To fill the cybersecurity skills gap, the sector needs to boost diversity

In the cybersecurity industry, there are currently two major issues that need to be addressed as soon as possible: first, the global cybersecurity skills gap; and second, the lack of diversity in the cybersecurity workforce. Studies have shown that 3.4 million people are needed to fill the global cybersecurity workforce gap. A survey by the World Economic Forum found that 59% of businesses would find it difficult to respond to a cybersecurity incident due to the shortage of skills. Data from 2022 showed that the problem is getting worse, with the workforce gap increasing by 26.2% compared to 2021.

At the same time, the cybersecurity sector has a pronounced lack of diversity. Women are underrepresented in STEM (Science, Technology, Engineering and Math) jobs generally, and in cybersecurity specifically, women only make up an estimated 24% of the workforce. Minority representation within the cybersecurity field is around 26%. To fill critical positions, the industry needs to address this.

Our research into the cybersecurity skills gap has found that it has a negative impact on organizations, increasing the likelihood of security breaches and the loss of money and reputation. Cybersecurity incidents are having a greater impact on the global economy than ever before with close to $600 billion, nearly one percent of global GDP, being lost to cybercrime each year. Frequent attacks to the global supply chain, including fuel and food, affect our everyday lives. Our research also shows that the number of new ransomware variants identified in the first half of 2022 increased by nearly 100 percent compared to the previous six months.

Many people may believe that they can't pursue a career in cybersecurity because they need years of experience or a highly technical background. In reality, the cybersecurity field offers opportunities for nearly everyone. Training and certifications can help individuals gain the necessary technical skills to pursue careers in the field. IT recruiters need to understand this, and extend opportunities to candidates from diverse backgrounds who may not have a traditional cybersecurity-professional career trajectory.

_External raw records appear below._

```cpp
struct VptConv3x3Args {
  const vpt_op16* x;
  const vpt_op16* wpk;
  const float* edge_sa;
  const float* edge_sg;
  const double* stats_in;
  const vpt_op16* res;
  vpt_op16* y;
  double* stats_out;
  int frames, H, W, Cin, Cout, CoutPad, NT;
  double inv_count_in;
  int tiling;
  int ablate;
  long long* trace;
  const float* kk_frame;
// ... 364 lines not shown
int vpt_colsum_launch(const VptColsumArgs* a, hipStream_t s);
int vpt_clip_launch(const VptClipArgs* a, hipStream_t s);
int vpt_attn_step_launch(const VptAttnArgs* a, const uint8_t* state_mask, const uint8_t* first, uint8_t* mask_out, float* kout, float* vout, int* done, hipStream_t s);
int vpt_act_epilogue_launch(const int64_t* act_b, const int64_t* act_c, const float* lp_b, const float* lp_c, const float* logits, int ld, int vcol,
                            float scale, float shift, int64_t* keep, uint8_t* nan_flag, uint64_t* rng_state, int B, hipStream_t s);
int vpt_uniform_noise_launch(const uint64_t* rng_state, uint32_t rng_stream, float* out, int M, int n, hipStream_t s);
int vpt_attn_bwd_launch(const VptAttnBwdArgs* a, hipStream_t s);
long vpt_attn_bwd_dkv_floats(int B, int t, int hid);
long vpt_attn_bwd_dbnd_floats(int B, int t, int heads, int maxlen);
long vpt_colsum_partial_floats(int M, int N);
long vpt_slab_sum_scratch_floats(int rows, int cols);
int vpt_slab_sum_launch(const float* slab, int rows, int cols, long ld, float* out_a, int split, float* out_b, int accumulate, float* scratch, hipStream_t s);
int vpt_conv3x3_launch(const VptConv3x3Args* a, hipStream_t s);
int vpt_pool_seam_launch(const VptPoolSeamArgs* a, hipStream_t s);
int vpt_channel_stats_launch(const VptChannelStatsArgs* a, hipStream_t s);
int vpt_nfold_coef_launch(const VptNfoldCoefArgs* a, hipStream_t s);
int vpt_conv_first_launch(const VptConvFirstArgs* a, hipStream_t s);
int vpt_conv3d_launch(const VptConv3dArgs* a, hipStream_t s);
int vpt_pool_launch(const VptPoolArgs* a, hipStream_t s);
int vpt_affine_launch(const VptAffineArgs* a, hipStream_t s);
int vpt_gemm_launch(const VptGemmArgs* a, hipStream_t s);
int vpt_layernorm_launch(const VptLayerNormArgs* a, hipStream_t s);
int vpt_attn_launch(const VptAttnArgs* a, hipStream_t s);
int vpt_kv_update_launch(const VptKvUpdateArgs* a, hipStream_t s);
int vpt_logsoftmax_launch(const VptLogSoftmaxArgs* a, hipStream_t s);
}
```

video-pre-training_amd/csrc/vpt_transformer.hip:

```cpp
#include "vpt_common.h"
#include "vpt_kernels.h"

__global__ __launch_bounds__(256) void vpt_layernorm_kernel(VptLayerNormArgs a) {
  const int lane = threadIdx.x & 63;
  const int row = blockIdx.x * 4 + (threadIdx.x >> 6);
  if (row >= a.M) return;
  const float* x = a.x + (size_t)row * a.D;
  const int n4 = a.D >> 2;
  float s = 0.f;
  for (int i = lane; i < n4; i += 64) {
    f32x4 v = *(const f32x4*)(x + 4 * i);
    if (a.relu_in) { v.x = fmaxf(v.x, 0.f); v.y = fmaxf(v.y, 0.f); v.z = fmaxf(v.z, 0.f); v.w = fmaxf(v.w, 0.f); }
    s += (v.x + v.y) + (v.z + v.w);
  }
  const float mean = wave_sum(s) / (float)a.D;
  float ss = 0.f;
  for (int i = lane; i < n4; i += 64) {
    f32x4 v = *(const f32x4*)(x + 4 * i);
    if (a.relu_in) { v.x = fmaxf(v.x, 0.f); v.y = fmaxf(v.y, 0.f); v.z = fmaxf(v.z, 0.f); v.w = fmaxf(v.w, 0.f); }
    const float d0 = v.x - mean, d1 = v.y - mean, d2 = v.z - mean, d3 = v.w - mean;
    ss += (d0 * d0 + d1 * d1) + (d2 * d2 + d3 * d3);
  }
  const float rstd = rsqrtf(wave_sum(ss) / (float)a.D + VPT_NORM_EPS);
  for (int i = lane; i < n4; i += 64) {
// ... 10 lines not shown
      u32x2 p = {pack_op16x2(y.x, y.y), pack_op16x2(y.z, y.w)};
      *(u32x2*)(a.out_bf16 + (size_t)row * a.D + 4 * i) = p;
    }
  }
}

extern "C" int vpt_layernorm_launch(const VptLayerNormArgs* a, hipStream_t stream) {
  if (a->M <= 0 || (a->D & 3)) return -1;
  hipLaunchKernelGGL(vpt_layernorm_kernel, dim3((a->M + 3) >> 2), dim3(256), 0, stream, *a);
  return hipGetLastError() == hipSuccess ? 0 : -3;
}

#define ATT_DH 128
#define ATT_QT 32
#define ATT_NK 160
#define ATT_RS (ATT_DH + 4)
#define ATT_SS 164
#define ATT_S_OFF 0
#define ATT_R_OFF (ATT_S_OFF + ATT_QT * ATT_SS)
#define ATT_B_OFF (ATT_R_OFF + ATT_QT * 10)
#define ATT_SC_OFF (ATT_B_OFF + 10 * 129)
#define ATT_PT_OFF ((ATT_SC_OFF + ATT_QT + 3) & ~3)
#define ATT_FLOATS (ATT_PT_OFF + 4 * 16 * 64)

__global__ __launch_bounds__(256) void vpt_attn_kernel(VptAttnArgs a) {
  extern __shared__ __attribute__((aligned(16))) float sm[];
  float* Ss = sm + ATT_S_OFF;
  float* Rs = sm + ATT_R_OFF;
  float* Bs = sm + ATT_B_OFF;
  float* Sc = sm + ATT_SC_OFF;

  const int tid = threadIdx.x, lane = tid & 63, w = __builtin_amdgcn_readfirstlane(tid >> 6);
  const int b = blockIdx.y / a.heads, h = blockIdx.y - b * a.heads;
  const int q0 = blockIdx.x * ATT_QT;
  const int maxlen = a.maxlen, t = a.t, hid = a.hid;
  const size_t tok0 = (size_t)b * t;
  const int jbase = a.causal ? q0 + 1 : 0;

  for (int idx = tid; idx < ATT_QT * 10; idx += 256) {
    const int r = idx / 10, n = idx - r * 10;
    Rs[idx] = (a.causal && q0 + r < t) ? a.qkvr[(tok0 + q0 + r) * a.ld + 3 * hid + h * 10 + n] : 0.f;
  }
  for (int idx = tid; idx < 10 * maxlen; idx += 256) Bs[idx] = a.b_nd[idx];
  __syncthreads();

  const int l31 = lane & 31, hi = lane >> 5;
  auto kv_row = [&](int j, int which) -> const float* {
    if (j < maxlen) return (which == 1 ? a.kmem : a.vmem) + ((size_t)b * maxlen + j) * hid + h * ATT_DH;
    if (j - maxlen < t) return a.qkvr + (tok0 + j - maxlen) * a.ld + which * hid + h * ATT_DH;
    return nullptr;
  };
  {
    f32x16 acc, acc4;
#pragma unroll
    for (int r = 0; r < 16; ++r) { acc[r] = 0.f; acc4[r] = 0.f; }
    const f32x4 z4 = {0.f, 0.f, 0.f, 0.f};
    const float* qa = (q0 + l31 < t) ? a.qkvr + (tok0 + q0 + l31) * a.ld + h * ATT_DH + 4 * hi : nullptr;
    const float* kr = kv_row(jbase + w * 32 + l31, 1);
    const float* kr4 = kv_row(jbase + 128 + l31, 1);
    const float* kb = kr ? kr + 4 * hi : nullptr;
    const float* kb4 = kr4 ? kr4 + 4 * hi : nullptr;
#pragma unroll 8
    for (int g = 0; g < 16; ++g) {
      const f32x4 q4 = qa ? *(const f32x4*)(qa + 8 * g) : z4, k4 = kb ? *(const f32x4*)(kb + 8 * g) : z4;
      acc = __builtin_amdgcn_mfma_f32_32x32x2f32(q4.x, k4.x, acc, 0, 0, 0);
      acc = __builtin_amdgcn_mfma_f32_32x32x2f32(q4.y, k4.y, acc, 0, 0, 0);
      acc = __builtin_amdgcn_mfma_f32_32x32x2f32(q4.z, k4.z, acc, 0, 0, 0);
      acc = __builtin_amdgcn_mfma_f32_32x32x2f32(q4.w, k4.w, acc, 0, 0, 0);
    }
#pragma unroll
    for (int g4 = 0; g4 < 4; ++g4) {
      const int g = 4 * w + g4;
      const f32x4 q4 = qa ? *(const f32x4*)(qa + 8 * g) : z4, k4 = kb4 ? *(const f32x4*)(kb4 + 8 * g) : z4;
      acc4 = __builtin_amdgcn_mfma_f32_32x32x2f32(q4.x, k4.x, acc4, 0, 0, 0);
      acc4 = __builtin_amdgcn_mfma_f32_32x32x2f32(q4.y, k4.y, acc4, 0, 0, 0);
      acc4 = __builtin_amdgcn_mfma_f32_32x32x2f32(q4.z, k4.z, acc4, 0, 0, 0);
      acc4 = __builtin_amdgcn_mfma_f32_32x32x2f32(q4.w, k4.w, acc4, 0, 0, 0);
    }
    float* Pt = sm + ATT_PT_OFF;
#pragma unroll
    for (int r = 0; r < 16; ++r) Pt[(w * 16 + r) * 64 + lane] = acc4[r];
    __syncthreads();
    auto finish = [&](int kk, int r, float dot) {
      const int qi = (r & 3) + 8 * (r >> 2) + 4 * hi;
      const bool qvalid = (q0 + qi) < t;
      const int off = maxlen - 1 + qi - kk;
      const int j = jbase + kk;
      bool vis = a.causal ? (qvalid && off >= 0 && off < maxlen) : (qvalid && kk < t);
      if (vis && a.causal && j < maxlen) vis = a.memvalid[(size_t)b * maxlen + j] != 0;
      float sc = -3.0e38f;
      if (vis) {
        float rb = 0.f;
        if (a.causal) {
#pragma unroll
          for (int n = 0; n < 10; ++n) rb = fmaf(Rs[qi * 10 + n], Bs[n * maxlen + off], rb);
        }
        sc = dot * (1.0f / ATT_DH) + rb;
      }
      Ss[qi * ATT_SS + kk] = sc;
    };
#pragma unroll
    for (int r = 0; r < 16; ++r) finish(w * 32 + l31, r, acc[r]);
#pragma unroll
    for (int r4 = 0; r4 < 4; ++r4) {
      const int r = 4 * w + r4;
      const float dot = (Pt[(0 * 16 + r) * 64 + lane] + Pt[(1 * 16 + r) * 64 + lane]) + (Pt[(2 * 16 + r) * 64 + lane] + Pt[(3 * 16 + r) * 64 + lane]);
      finish(128 + l31, r, dot);
    }
  }
  __syncthreads();
  for (int r = w * 8; r < w * 8 + 8; ++r) {
    float* srow = Ss + r * ATT_SS;
    const float s0 = srow[lane], s1 = srow[lane + 64], s2 = (lane + 128 < ATT_NK) ? srow[lane + 128] : -3.0e38f;
    const float m = wave_max(fmaxf(s0, fmaxf(s1, s2)));
    const float e0 = (s0 > -1.0e38f) ? expf(s0 - m) : 0.f;
    const float e1 = (s1 > -1.0e38f) ? expf(s1 - m) : 0.f;
    const float e2 = (s2 > -1.0e38f) ? expf(s2 - m) : 0.f;
    const float tot = wave_sum(e0 + e1 + e2);
    srow[lane] = e0;
    srow[lane + 64] = e1;
    if (lane + 128 < ATT_NK) srow[lane + 128] = e2;
    if (lane == 0) Sc[r] = (tot > 0.f) ? 1.0f / tot : 0.f;
  }
  __syncthreads();

  {
    f32x16 o;
#pragma unroll
    for (int r = 0; r < 16; ++r) o[r] = 0.f;
    const float* pa = Ss + l31 * ATT_SS + 4 * hi;
    const int dcol = w * 32 + l31;
#pragma unroll 4
    for (int g = 0; g < ATT_NK / 8; ++g) {
      const f32x4 p4 = *(const f32x4*)(pa + 8 * g);
      float v[4];
#pragma unroll
      for (int e = 0; e < 4; ++e) {
        const float* r0 = kv_row(jbase + 8 * g + e, 2);
        const float* r1 = kv_row(jbase + 8 * g + 4 + e, 2);
        const float* rr = hi ? r1 : r0;
        v[e] = rr ? rr[dcol] : 0.f;
      }
      o = __builtin_amdgcn_mfma_f32_32x32x2f32(p4.x, v[0], o, 0, 0, 0);
      o = __builtin_amdgcn_mfma_f32_32x32x2f32(p4.y, v[1], o, 0, 0, 0);
      o = __builtin_amdgcn_mfma_f32_32x32x2f32(p4.z, v[2], o, 0, 0, 0);
      o = __builtin_amdgcn_mfma_f32_32x32x2f32(p4.w, v[3], o, 0, 0, 0);
    }
#pragma unroll
    for (int r = 0; r < 16; ++r) {
      const int qi = (r & 3) + 8 * (r >> 2) + 4 * hi;
      if (q0 + qi < t) a.out[(tok0 + q0 + qi) * hid + h * ATT_DH + w * 32 + l31] = (vpt_op16)(o[r] * Sc[qi]);
    }
  }
}

extern "C" int vpt_attn_launch(const VptAttnArgs* a, hipStream_t stream) {
  if (a->hid != a->heads * ATT_DH) return -1;
  if (a->causal ? (a->maxlen < 1 || a->maxlen > 129) : (a->maxlen != 0 || a->t > ATT_NK)) return -1;
  static unsigned long long optin_done = 0;
  const size_t lds = ATT_FLOATS * sizeof(float);
  if (!vpt_lds_optin((const void*)vpt_attn_kernel, (int)lds, &optin_done)) return -4;
  dim3 grid((a->t + ATT_QT - 1) / ATT_QT, a->B * a->heads);
  hipLaunchKernelGGL(vpt_attn_kernel, grid, dim3(256), lds, stream, *a);
  return hipGetLastError() == hipSuccess ? 0 : -3;
}

struct VptAttnStepExtra {
  const uint8_t* state_mask;
  const uint8_t* first;
  uint8_t* mask_out;
  float* kout;
  float* vout;
  int* done;
};

__global__ __launch_bounds__(256) void vpt_attn_step_kernel(VptAttnArgs a, VptAttnStepExtra x) {
  __shared__ float sc_[128], red_[8], part_[128];
  __shared__ int last_;
  const int tid = threadIdx.x, lane = tid & 63, w = tid >> 6;
  const int b = blockIdx.x / a.heads, h = blockIdx.x - b * a.heads;
  const int maxlen = a.maxlen, hid = a.hid;
  const float* qrow = a.qkvr + (size_t)b * a.ld;
  auto kv_row = [&](int j, int which) -> const float* {
    if (j < maxlen) return (which == 1 ? a.kmem : a.vmem) + ((size_t)b * maxlen + j) * hid + h * ATT_DH;
    return qrow + which * hid + h * ATT_DH;
  };
// ... 94 lines not shown
  const int h4 = a.hid >> 2;
  const int c4 = (int)(idx % h4);
  const size_t rs = idx / h4;
  const int s = (int)(rs % a.maxlen);
  const int b = (int)(rs / a.maxlen);
  const int src = s + a.t;
  const float* mem = which ? a.vmem : a.kmem;
  float* out = which ? a.vout : a.kout;
  f32x4 v;
  if (src < a.maxlen) v = *(const f32x4*)(mem + ((size_t)b * a.maxlen + src) * a.hid + c4 * 4);
  else v = *(const f32x4*)(a.qkvr + ((size_t)b * a.t + (src - a.maxlen)) * a.ld + (which ? 2 : 1) * a.hid + c4 * 4);
  *(f32x4*)(out + ((size_t)b * a.maxlen + s) * a.hid + c4 * 4) = v;
}

extern "C" int vpt_kv_update_launch(const VptKvUpdateArgs* a, hipStream_t stream) {
  if (a->B <= 0 || (a->hid & 3)) return -1;
  const size_t n4 = (size_t)a->B * a->maxlen * (a->hid >> 2);
  dim3 grid((unsigned)((n4 + 255) / 256), 2);
  hipLaunchKernelGGL(vpt_kv_update_kernel, grid, dim3(256), 0, stream, *a);
  return hipGetLastError() == hipSuccess ? 0 : -3;
}

#define LSM_CAP 9
template <int NW>
__global__ __launch_bounds__(64 * NW) void vpt_logsoftmax_kernel(VptLogSoftmaxArgs a) {
  constexpr int NT = 64 * NW;
  __shared__ float red[3 * NW];
  __shared__ int redi[NW];
  const int row = blockIdx.x, tid = threadIdx.x, lane = tid & 63, w = tid >> 6;
  const float* z = a.logits + (size_t)row * a.ld + a.col0;
  const uint8_t* mk = a.mask ? a.mask + (size_t)row * a.n : nullptr;
  const float T = a.temperature;
#define SCALED(i_) ((mk && !mk[i_]) ? -100.0f : z[i_] / T)
  float c[LSM_CAP];
  float m = -3.0e38f;
#pragma unroll
  for (int k = 0; k < LSM_CAP; ++k) {
    const int i = tid + NT * k;
    c[k] = (i < a.n) ? SCALED(i) : -3.0e38f;
    m = fmaxf(m, c[k]);
  }
  for (int i = tid + NT * LSM_CAP; i < a.n; i += NT) m = fmaxf(m, SCALED(i));
  m = wave_max(m);
  if (lane == 0) red[w] = m;
  __syncthreads();
  m = red[0];
#pragma unroll
  for (int k = 1; k < NW; ++k) m = fmaxf(m, red[k]);
  float s = 0.f;
#pragma unroll
  for (int k = 0; k < LSM_CAP; ++k) s += (tid + NT * k < a.n) ? expf(c[k] - m) : 0.f;
  for (int i = tid + NT * LSM_CAP; i < a.n; i += NT) s += expf(SCALED(i) - m);
  s = wave_sum(s);
  if (lane == 0) red[NW + w] = s;
  __syncthreads();
  float tot = 0.f;
#pragma unroll
  for (int k = 0; k < NW; ++k) tot += red[NW + k];
  const float lse = m + logf(tot);
  float* o = a.out + (size_t)row * a.n;
  const float* u = a.noise ? a.noise + (size_t)row * a.n : nullptr;
  const bool gen = !u && a.rng_state != nullptr;
  uint64_t seed = 0, rstep = 0;
  if (gen) { seed = a.rng_state[0]; rstep = a.rng_state[1]; }
  float best = -3.0e38f;
  int besti = 0x7fffffff;
  auto emit = [&](int i, float sc_) __attribute__((always_inline)) {
    const float lp = sc_ - lse;
    o[i] = lp;
    if (a.action) {
      float sc = lp;
      if (u || gen) {
        float ui = u ? u[i] : vpt_philox_uniform(seed, rstep, a.rng_stream, (uint32_t)row, (uint32_t)i);
        if (ui == 1.0f) ui = 0.999f;
        sc = lp - logf(-logf(ui));
      }
      if (sc > best) { best = sc; besti = i; }
    }
  };
#pragma unroll
  for (int k = 0; k < LSM_CAP; ++k)
    if (tid + NT * k < a.n) emit(tid + NT * k, c[k]);
  for (int i = tid + NT * LSM_CAP; i < a.n; i += NT) emit(i, SCALED(i));
  if (a.action) {
#pragma unroll
    for (int off = 32; off > 0; off >>= 1) {
      const float ob = __shfl_xor(best, off, 64);
      const int oi = __shfl_xor(besti, off, 64);
      if (ob > best || (ob == best && oi < besti)) { best = ob; besti = oi; }
    }
    if (lane == 0) { red[2 * NW + w] = best; redi[w] = besti; }
    __syncthreads();
    if (tid == 0) {
      for (int k = 1; k < NW; ++k)
        if (red[2 * NW + k] > best || (red[2 * NW + k] == best && redi[k] < besti)) { best = red[2 * NW + k]; besti = redi[k]; }
      a.action[row] = besti;
      if (a.action_logp) a.action_logp[row] = ((mk && !mk[besti]) ? -100.0f : z[besti] / T) - lse;
    }
  }
#undef SCALED
}

extern "C" int vpt_logsoftmax_launch(const VptLogSoftmaxArgs* a, hipStream_t stream) {
  if (a->M <= 0 || a->n <= 0) return -1;
  if (a->M < 64 && a->n > 1024) hipLaunchKernelGGL((vpt_logsoftmax_kernel<16>), dim3(a->M), dim3(1024), 0, stream, *a);
  else hipLaunchKernelGGL((vpt_logsoftmax_kernel<4>), dim3(a->M), dim3(256), 0, stream, *a);
  return hipGetLastError() == hipSuccess ? 0 : -3;
}

__global__ void vpt_act_epilogue_kernel(const int64_t* act_b, const int64_t* act_c, const float* lp_b, const float* lp_c, const float* logits, int ld,
                                        int vcol, float scale, float shift, int64_t* keep, uint8_t* nan_flag, uint64_t* rng_state, int B) {
  const int b = threadIdx.x;
  bool bad = false;
  if (b < B) {
    const float lp = lp_b[b] + lp_c[b];
    const float v = logits[(size_t)b * ld + vcol];
    const float vd = fmaf(v, scale, shift);
    bad = lp != lp;
    keep[4 * b + 0] = act_b[b];
    keep[4 * b + 1] = act_c[b];
    keep[4 * b + 2] = (int64_t)(uint64_t)__builtin_bit_cast(uint32_t, lp);
    keep[4 * b + 3] = (int64_t)((uint64_t)__builtin_bit_cast(uint32_t, vd) | ((uint64_t)__builtin_bit_cast(uint32_t, v) << 32));
  }
  const unsigned long long any = __ballot(bad);
  if (threadIdx.x == 0) {
    *nan_flag = any ? 1 : 0;
    if (rng_state) rng_state[1] += 1;
  }
}
// ... 25 lines not shown
```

Organizations can benefit in a range of ways from hiring people from underrepresented groups, such as women and veterans. The benefit of hiring veterans is that they often possess the right mindset: teamwork, leadership, service, and ability to problem solve under pressure, among other qualities. Greater diversity can also help to bring diverse perspectives to tackling challenging problems. Female leaders can bring experience and technical skills to the table, but also those essential soft skills, including analytical, communication, and interpersonal skills. For example, women have higher rates of entry from self-learning (20%) compared to male counterparts (14%). Research shows that the more diversity you have in your teams, the more effective they are going to be.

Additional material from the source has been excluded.